Hi,
Subscriptions are recurring transactions. We need monthly recurring transactions that represent a membership fee. When a customer signs up for the first time, a coupon is applied to get a free month as a bonus. After that, the regular monthly fee is applied for each subsequent transactions. The problem is that the coupon will still be applied each month. That's the default behavior, however it not what we were expected. I'd like the coupon to be applied only once at sign up time. Would it be possible to achieve that?
Thank you in advance for your help
1. I'm actually not sure if this would work, but it _should_. (I don't know that we've tested so I can't say for sure.) If you set the "number of uses allowed per customer" to 1, that might get you exactly the behavior you want. (Or if not exact, perhaps close enough.)See Luke's response below.2. Perhaps not _exactly_ what you're looking for, but you could tweak things slightly so that the initial checkout is not a single product (a subscription) but two (a single payment for the first month, and a second product for the subscription).
#1 should work but if you find an issue with it please let us know.
Are there any other opinions about this? Should it be configurable whether or not the coupons are re-evalutated each time a subscription runs?

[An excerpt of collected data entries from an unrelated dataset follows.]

template <bool kScores>
__global__ __launch_bounds__(512, 2) void k_vlfan_partial_f32_batch(const vlsa_bag_desc* __restrict__ bags, int B,
                                                                     const float* __restrict__ qeff, const float* __restrict__ qmeta, int P,
                                                                     float* __restrict__ pm, float* __restrict__ pl,
                                                                     float* __restrict__ pacc, int S,
                                                                     const vlsa_rows_desc* __restrict__ sdesc, const vlsa_bag_desc one) {
    using namespace bf;
    constexpr int D = 512;
    extern __shared__ __attribute__((aligned(16))) unsigned char smem[];
    const int tid = threadIdx.x, lane = tid & 63;
    const int w = __builtin_amdgcn_readfirstlane(tid >> 6);
    const int rg = w >> 2, cw = w & 3;
    const int g = lane >> 4, i16 = lane & 15;
    const int Gb = gridDim.x / S;
    const int grp = blockIdx.x / Gb, b = blockIdx.x % Gb, G = Gb;

    unsigned char* ring = smem + w * kWaveRing;
    unsigned char* exch = smem + kRingBytes + rg * kExchGroup;
    const StreamTab<kTabInts> tab{reinterpret_cast<int_ma*>(smem + kTabOff)};

    const int nloc = grp < B ? (B - grp + S - 1) / S : 0;
    if (tid < nloc) {
        const int bag_id = grp + tid * S;
        const vlsa_bag_desc d = bags ? bags[bag_id] : one;
        const unsigned int vb = (unsigned int)((b + tid * 37) % G);
        int_ma* e = tab.entry(tid);
        const long long rbeg = stream_split<5, 4, kTile>(d, G, vb, true, e);
        if constexpr (kScores) {
            const vlsa_rows_desc sd = sdesc[bag_id];
            const unsigned long long sp = sd.ptr ? reinterpret_cast<unsigned long long>(sd.ptr + rbeg) : 0ull;
            e[kEntScoreLo] = (int)(unsigned int)sp;
            e[kEntScoreHi] = (int)(sp >> 32);
            e[kEntScorePitch] = (int)sd.ld;
        }
    }
    float qf[32];
    {
        const float sc = qmeta[31];
#pragma unroll
        for (int kk = 0; kk < 32; ++kk)
            qf[kk] = qeff[(size_t)i16 * D + cw * 128 + 16 * (kk >> 2) + 4 * g + (kk & 3)] * sc;
#pragma unroll
        for (int kk = 0; kk < 32; ++kk) asm volatile("" : "+v"(qf[kk]));
    }
    asm volatile("s_waitcnt vmcnt(0)" ::: "memory");
    __syncthreads();

    DmaRingF32 dma(ring, lane, cw);

    int kown = 0;
    int k0 = 0, k1 = 0;
    {
        const int fb = stream_first_bag(tab, 0, nloc, rg);
        if (fb < nloc) {
            dma.bind(tab.entry(fb), fb);
            dma.issue(rg, 0);
        }
    }

    
    for (int bag = 0; bag < nloc; ++bag) {
        const int nrows = tab.get(bag, kEntRows), ntiles = tab.get(bag, kEntTiles);
        const int niter = (ntiles + 1) >> 1;
        f32x4 acc[8];
#pragma unroll
        for (int ct = 0; ct < 8; ++ct) acc[ct] = f32x4{0.f, 0.f, 0.f, 0.f};
        float M = -INFINITY, lsum = 0.f;
        float* srow = nullptr;
        if constexpr (kScores) {
            const unsigned long long sp = (unsigned long long)(unsigned int)tab.get(bag, kEntScoreLo) |
                                          ((unsigned long long)(unsigned int)tab.get(bag, kEntScoreHi) << 32);
            if (sp != 0 && cw == 0 && i16 < P) srow = reinterpret_cast<float*>(sp) + (size_t)i16 * tab.get(bag, kEntScorePitch) + 4 * g;
        }

        for (int it = 0; it < niter; ++it) {
            const int tile = 2 * it + rg;
            const bool have = tile < ntiles;
            const int slot = kown & 1;
            const unsigned char* xs = ring + slot * kSlot;
            const int row0 = tile * kTile;
            f32x4 S = {0.f, 0.f, 0.f, 0.f};
            float ss = 0.f;
            if (have) {
                int nb, nt;
                stream_next<2>(tab, bag, tile, ntiles, nloc, rg, nb, nt);
                asm volatile("s_waitcnt lgkmcnt(0)" ::: "memory");
                if (nb < nloc) {
                    dma.bind(tab.entry(nb), nb);
                    dma.issue(nt, slot ^ 1);
                    asm volatile("s_waitcnt vmcnt(8)" ::: "memory");
                } else {
                    asm volatile("s_waitcnt vmcnt(0)" ::: "memory");
                }
                float xa[32];
#pragma unroll
                for (int j = 0; j < 8; ++j) {
                    const f32x4 v = *reinterpret_cast<const f32x4_ma*>(xs + fswz(i16, 16 * j + 4 * g));
                    xa[4 * j] = v[0];
                    xa[4 * j + 1] = v[1];
                    xa[4 * j + 2] = v[2];
                    xa[4 * j + 3] = v[3];
                }
                f32x4 Sb = {0.f, 0.f, 0.f, 0.f};
#if (VLSA_F32_ABL & 4)
                S[0] = xa[0] + xa[31];
#elif (VLSA_F32_ABL & 32)
                f32x4 Sc = {0.f, 0.f, 0.f, 0.f}, Sd = {0.f, 0.f, 0.f, 0.f};
#pragma unroll
                for (int kk = 0; kk < 32; kk += 4) {
                    S = __builtin_amdgcn_mfma_f32_16x16x4f32(xa[kk], qf[kk], S, 0, 0, 0);
                    Sb = __builtin_amdgcn_mfma_f32_16x16x4f32(xa[kk + 1], qf[kk + 1], Sb, 0, 0, 0);
                    Sc = __builtin_amdgcn_mfma_f32_16x16x4f32(xa[kk + 2], qf[kk + 2], Sc, 0, 0, 0);
                    Sd = __builtin_amdgcn_mfma_f32_16x16x4f32(xa[kk + 3], qf[kk + 3], Sd, 0, 0, 0);
                }
                S = (S + Sb) + (Sc + Sd);
#else
#pragma unroll
                for (int kk = 0; kk < 32; kk += 2) {
                    S = __builtin_amdgcn_mfma_f32_16x16x4f32(xa[kk], qf[kk], S, 0, 0, 0);
                    Sb = __builtin_amdgcn_mfma_f32_16x16x4f32(xa[kk + 1], qf[kk + 1], Sb, 0, 0, 0);
                }
                S += Sb;
#endif
                float s0 = 0.f, s1 = 0.f;
#pragma unroll
                for (int kk = 0; kk < 32; kk += 2) {
                    s0 = fmaf(xa[kk], xa[kk], s0);
                    s1 = fmaf(xa[kk + 1], xa[kk + 1], s1);
                }
                ss = quad_rows_sum(s0 + s1);
            }

            VLSA_LDS_BARRIER();
            {
                unsigned char* mine = exch + cw * kExchWave;
                *reinterpret_cast<f32x4_ma*>(mine + lane * 16) = S;
                if (g == 0) reinterpret_cast<float_ma*>(mine + 1024)[i16] = ss;
            }
            VLSA_LDS_BARRIER();
            if (have) {
                f32x4 T, R2;
                {
                    f32x4 tv[4], rv[4];
#pragma unroll
                    for (int ww = 0; ww < 4; ++ww) {
                        const unsigned char* o = exch + ww * kExchWave;
                        tv[ww] = *reinterpret_cast<const f32x4_ma*>(o + lane * 16);
                        rv[ww] = *reinterpret_cast<const f32x4_ma*>(o + 1024 + 16 * g);
                    }
                    T = (tv[0] + tv[1]) + (tv[2] + tv[3]);
                    R2 = (rv[0] + rv[1]) + (rv[2] + rv[3]);
                }
#pragma unroll
                for (int r = 0; r < 4; ++r) T[r] *= fminf(__builtin_amdgcn_rsqf(R2[r]), 1e12f);
                if (row0 + kTile > nrows) {
#pragma unroll
                    for (int r = 0; r < 4; ++r)
                        if (row0 + 4 * g + r >= nrows) T[r] = -INFINITY;
                }
                if constexpr (kScores) {
                    if (srow != nullptr) *reinterpret_cast<f32x4*>(srow + row0) = T;
                }
                const float tmax = fmaxf(fmaxf(T[0], T[1]), fmaxf(T[2], T[3]));
                if (__builtin_amdgcn_ballot_w64(tmax > M + kThr) != 0) {
                    const float newM = fmaxf(M, quad_rows_max(tmax));
                    const float f = (M == -INFINITY) ? 0.f : fast_exp2(M - newM);
                    lsum *= f;
#pragma unroll
                    for (int r = 0; r < 4; ++r) {
                        const float fr = __shfl(f, 4 * g + r);
#pragma unroll
                        for (int ct = 0; ct < 8; ++ct) acc[ct][r] *= fr;
                    }
                    M = newM;
                }
                float wv[4];
#pragma unroll
                for (int r = 0; r < 4; ++r) {
                    wv[r] = fast_exp2(T[r] - M);
                    lsum += wv[r];
                }
                float xb[4][8];
#pragma unroll
                for (int rs = 0; rs < 4; ++rs)
#pragma unroll
                    for (int ct = 0; ct < 8; ++ct) xb[rs][ct] = *reinterpret_cast<const float_ma*>(xs + fswz(4 * g + rs, 16 * ct + i16));
                bf16x4 whi, wlo;
#pragma unroll
                for (int r = 0; r < 4; ++r) {
                    whi[r] = (__bf16)wv[r];
                    wlo[r] = (__bf16)(wv[r] - (float)whi[r]);
                }
#if (VLSA_F32_ABL & 2)
#pragma unroll
                for (int ct = 0; ct < 8; ++ct) acc[ct][0] += xb[0][ct] + xb[1][ct] + xb[2][ct] + xb[3][ct];
#elif (VLSA_F32_ABL & 16)
                bf16x4 xh[8], xl[8];
#pragma unroll
                for (int ct = 0; ct < 8; ++ct)
#pragma unroll
                    for (int r = 0; r < 4; ++r) {
                        xh[ct][r] = (__bf16)xb[r][ct];
                        xl[ct][r] = (__bf16)(xb[r][ct] - (float)xh[ct][r]);
                    }
#pragma unroll
                for (int ct = 0; ct < 8; ++ct) acc[ct] = __builtin_amdgcn_mfma_f32_16x16x16bf16_1k(whi, xh[ct], acc[ct], 0, 0, 0);
#pragma unroll
                for (int ct = 0; ct < 8; ++ct) acc[ct] = __builtin_amdgcn_mfma_f32_16x16x16bf16_1k(wlo, xh[ct], acc[ct], 0, 0, 0);
#pragma unroll
                for (int ct = 0; ct < 8; ++ct) acc[ct] = __builtin_amdgcn_mfma_f32_16x16x16bf16_1k(whi, xl[ct], acc[ct], 0, 0, 0);
#else
#pragma unroll
                for (int ct = 0; ct < 8; ++ct) {
                    bf16x4 xh, xl;
#pragma unroll
                    for (int r = 0; r < 4; ++r) {
                        xh[r] = (__bf16)xb[r][ct];
                        xl[r] = (__bf16)(xb[r][ct] - (float)xh[r]);
                    }
#if (VLSA_F32_ABL & 1)
                    acc[ct][0] += (float)xh[0] + (float)xl[1] + (float)xh[2] + (float)xl[3] + (float)xl[0] + (float)xh[1] + (float)xl[2] + (float)xh[3];
#else
                    acc[ct] = __builtin_amdgcn_mfma_f32_16x16x16bf16_1k(whi, xh, acc[ct], 0, 0, 0);
                    acc[ct] = __builtin_amdgcn_mfma_f32_16x16x16bf16_1k(wlo, xh, acc[ct], 0, 0, 0);
                    acc[ct] = __builtin_amdgcn_mfma_f32_16x16x16bf16_1k(whi, xl, acc[ct], 0, 0, 0);
#endif
                }
#endif
                ++kown;
            }
            
        }
        k0 += (ntiles + 1) >> 1;
        k1 += ntiles >> 1;

        lsum = quad_rows_sum(lsum);
        const int kmine = rg == 0 ? k0 : k1, kother = rg == 0 ? k1 : k0;
        unsigned char* myslot = ring + (((kmine - 1) & 1) * kSlot);
        const unsigned char* otherslot = smem + ((rg ^ 1) * 4 + cw) * kWaveRing + (((kother - 1) & 1) * kSlot);
        float_ma* mlw = reinterpret_cast<float_ma*>(smem + kMlOff);
#pragma unroll
        for (int j = 0; j < 4; ++j) *reinterpret_cast<f32x4_ma*>(myslot + (j * 64 + lane) * 16) = rg == 0 ? acc[4 + j] : acc[j];
        if (g == 0) {
            mlw[w * 32 + i16] = M;
            mlw[w * 32 + 16 + i16] = lsum;
        }
        VLSA_LDS_BARRIER();
        {
            const int wo = (rg ^ 1) * 4 + cw;
            const f32x4 Mm4 = *reinterpret_cast<const f32x4_ma*>(&mlw[w * 32 + 4 * g]);
            const f32x4 Mo4 = *reinterpret_cast<const f32x4_ma*>(&mlw[wo * 32 + 4 * g]);
            const float Mo = mlw[wo * 32 + i16], lo = mlw[wo * 32 + 16 + i16];
            f32x4 oth[4];
#pragma unroll
            for (int j = 0; j < 4; ++j) oth[j] = *reinterpret_cast<const f32x4_ma*>(otherslot + (j * 64 + lane) * 16);
            float am[4], ao[4];
#pragma unroll
            for (int r = 0; r < 4; ++r) {
                const float mn = fmaxf(Mm4[r], Mo4[r]);
                am[r] = (Mm4[r] == -INFINITY) ? 0.f : fast_exp2(Mm4[r] - mn);
                ao[r] = (Mo4[r] == -INFINITY) ? 0.f : fast_exp2(Mo4[r] - mn);
            }
            const size_t slotg = (size_t)(grp + bag * S) * G + tab.get(bag, kEntSlot);
            if (w == 0 && g == 0 && i16 < P) {
                const float Mn = fmaxf(M, Mo);
                const float fm = (M == -INFINITY) ? 0.f : fast_exp2(M - Mn);
                const float fo = (Mo == -INFINITY) ? 0.f : fast_exp2(Mo - Mn);
                pm[slotg * kPStride + i16] = Mn;
                pl[slotg * kPStride + i16] = lsum * fm + lo * fo;
            }
            float_ma* tp = reinterpret_cast<float_ma*>(myslot + 4096);
#pragma unroll
            for (int j = 0; j < 4; ++j) {
                const f32x4 mine = rg == 0 ? acc[j] : acc[4 + j];
#pragma unroll
                for (int r = 0; r < 4; ++r) tp[(4 * g + r) * 64 + j * 16 + i16] = mine[r] * am[r] + oth[j][r] * ao[r];
            }
            asm volatile("s_waitcnt lgkmcnt(0)" ::: "memory");
            float* dstp = pacc + slotg * P * D + cw * 128 + rg * 64 + (lane & 15) * 4;
#pragma unroll
            for (int k = 0; k < 4; ++k) {
                const int p = 4 * k + (lane >> 4);
                const f32x4 v = *reinterpret_cast<const f32x4_ma*>(reinterpret_cast<unsigned char*>(tp) + (p * 64 + (lane & 15) * 4) * 4);
                if (p < P) *reinterpret_cast<f32x4*>(dstp + (size_t)p * D) = v;
            }
        }
        VLSA_LDS_BARRIER();
        
    }
}
#ifdef VLSA_TIMING
extern "C" __global__ void k_dummy_batch_dbg() {}
#endif

}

It'd be a great way to say thanks to long-standing customers by emailing them a coupon to say, "thanks for being a loyal customer ... here's 20% off your next month", or to be able to run a new subscriber promotion that allows a company to offer "maintain your subscription for X months and your next one is totally free" that could repeat at a store-owner's election indefinitely or for Y cycles.
- Store owner wants to do a promotion to drum up business, so creates a 10% off coupon.
- User signs up with coupon code to get 10% off subscription (recurring)
- All is well until store owner wants to discontinue the promotion (but _does_ want existing customers to keep the discount).
If you disabled the coupon, then it'd stop getting applied to the subscriptions, so the challenge would be to disallow new transactions with the coupon, but allow subscription transactions to reuse it... That would add overhead and complexity to things all around, which we'd obviously like to avoid.
Anybody out there prefer to have coupons affect subscriptions indefinitely, regardless of the actual coupon setting? We'd love to hear from you.
As for being able to easily modify the contents of the cart, we have it setup so that you can load up the "template" transaction into your cart as you get redirected back to the store home page. At that point, any other subscription items added or removed will default to the next payment date (unless a specific date is included). We're still working through the details of whether or not we'll cancel the old sub and create a new one or if we'll just modify the template that the given subscription uses. We're getting there, but it has proven to be way more complex than we were hoping. Dealing with future tax and future shipping calculations has been really frustrating. Ideally, the customer should be able to modify a future subscription in all it's glory, checkout and pay nothing that day but only be charged on the date of the next transaction.
Sorry... I'm starting to ramble. When we get it most of the way there, we'll probably release it and see what feedback we get for future improvements. We want to quickly follow that with a user api, subscriptions error datafeed and eventually a subscriptions api as well.
Given your scenario, perhaps upon deleting a Coupon you could determine any subscriptions currently associated with it, and give the OPTION to adjust the actual subscription value (i.e. apply the coupon). This way the store owner could end the promo, but the customer would still lock-in their current subscription rate. By making this optional, the store owner could end the promo for all customers, or simply for future subscribers. Thoughts?
If a store does a recurring promotion, say, buy 2 get one 1 free. They do it for a couple months and they have subscription customers getting three for the cost of two. Maybe down the road they figure it's too expensive to keep growing that way, so they shut it off for new customers... but they'd want to keep it going for old customers. The way it is currently designed, all they have to do is change the category discount string and/or the line item discount string and new orders will be adjusted accordingly while old orders will still have the discounts they expect.
It makes a lot of sense to me from a discount perspective... but maybe coupons by their very nature are different.
You, as a FoxyCart customer, have the final say so duke it out. We'll do our best to build what works and serves the most people.